# Eigenschaften von Klassen dynamisch ändern?



## vop (4. Juli 2005)

Hi Leute

Kann man eigentlich die Eigenschaften einer css-Klasse dynamisch (z.B. mit JavaScript) ändern?

Also ich meine nicht, die Klasse eines Elementes an sich sondern die Eigenschaften der Klasse.

Hmm. ich glaube ein Beispiel ist hilfreich.

Gegeben Sei
div.sichtbar { display:block }
div.unsichtbar { display:none}

div.wechselhaft { display:block }

Nun ist es einfach einem Div mit einer bestimmten Id eine andere Klasse zu verpassen, so dass ein div von sichtbar in unsichtbar umgeschaltet wird.

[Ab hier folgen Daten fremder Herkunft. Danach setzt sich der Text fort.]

struct SDrop8 {
    uint64_t seed;
    uint32_t step, epoch2, thr;
    float scale;
};
template <bool DROP, class Args>
__device__ __forceinline__ SDrop8 sdrop8_of(const Args& a) {
    SDrop8 d{};
    if constexpr (DROP) {
        d.seed = a.drop_seed; d.epoch2 = 2u + *a.drop_epoch; d.thr = a.drop_thr; d.scale = a.drop_scale;
    }
    return d;
}
__device__ __forceinline__ uint32_t sdrop8_attn_bits(const SampleKernelArgs& a, const SDrop8& d, int blk, int h, int lane) {
    const Lane8 L = lane_info(a, lane);
    const int S = a.S, base = (h * S + L.tok) * S + 4 * L.g - L.cl * S, e4 = base >> 2;
    const uint32_t cu = (uint32_t)(a.clip0 + (uint64_t)L.clip), ls = 4u * blk;
    const uint32_t b = sdrop_bits4(d.seed, cu, d.step, ls, (uint32_t)e4 & 0xffffu, d.epoch2, d.thr) |
                       (sdrop_bits4(d.seed, cu, d.step, ls, (uint32_t)(e4 + 1) & 0xffffu, d.epoch2, d.thr) << 4);
    return b >> (base - 4 * e4);
}
template <int Q0>
__device__ __forceinline__ uint32_t sdrop8_ffn_bits(const SampleKernelArgs& a, const SDrop8& d, int blk, int h, int lane) {
    const Lane8 L = lane_info(a, lane);
    const uint32_t cu = (uint32_t)(a.clip0 + (uint64_t)L.clip), e4 = (uint32_t)(L.tok * 128 + 4 * (kTiles * h + 2 * Q0) + L.g);
    uint32_t b = 0;
#pragma unroll
    for (int k = 0; k < 4; ++k) b |= sdrop_bits4(d.seed, cu, d.step, 4u * blk + 2u, e4 + 4 * k, d.epoch2, d.thr) << (4 * k);
    return b;
}
__device__ __forceinline__ uint32_t sdrop8_row_bits(const SampleKernelArgs& a, const SDrop8& d, uint32_t ls, int h, int lane) {
    const Lane8 L = lane_info(a, lane);
    const uint32_t cu = (uint32_t)(a.clip0 + (uint64_t)L.clip), e4 = (uint32_t)(L.tok * 32 + 8 * h + L.g);
    return sdrop_bits4(d.seed, cu, d.step, ls, e4, d.epoch2, d.thr) | (sdrop_bits4(d.seed, cu, d.step, ls, e4 + 4, d.epoch2, d.thr) << 4);
}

Wie sieht es aber aus, wenn ich bspw. in einer Tabelle 100 divs habe? Sicherlich könnte ich nun durch eine Schleife iterieren und für jeden Eintrag die Klasse ändern.

Gibt es aber evtl. auch die Möglichkeit, von allen Divs der Klasse wechselhaft die Eigenschaft display zu ändern? Halt so etwa div.wechselhaft.display = 'none';
Wobei das eine Änderung für alle divs der Klasse wechselhaft betrifft?

vop


----------



## Gumbo (4. Juli 2005)

Nein, soetwas ist meines Wissens nicht möglich. Denn die Definition eines Stylesheet ist nicht wirklich Teil des DOM. Du könntest jedoch Simon Willsons äußerst innovative getElementsBySelector()-Methode ausprobieren und die CSS-Eigenschaften darüber verändern.


----------



## vop (4. Juli 2005)

Danke @Gumbo.

Ist immerhin schon mal besser als die Schleife selber zu programmieren.

Frage mich dennoch, warum sowas nicht möglich ist. Das wäre doch eigentlich sehr sinnig.
Nun ja.
Hat mir trotzdem sehr geholfen!

vop


----------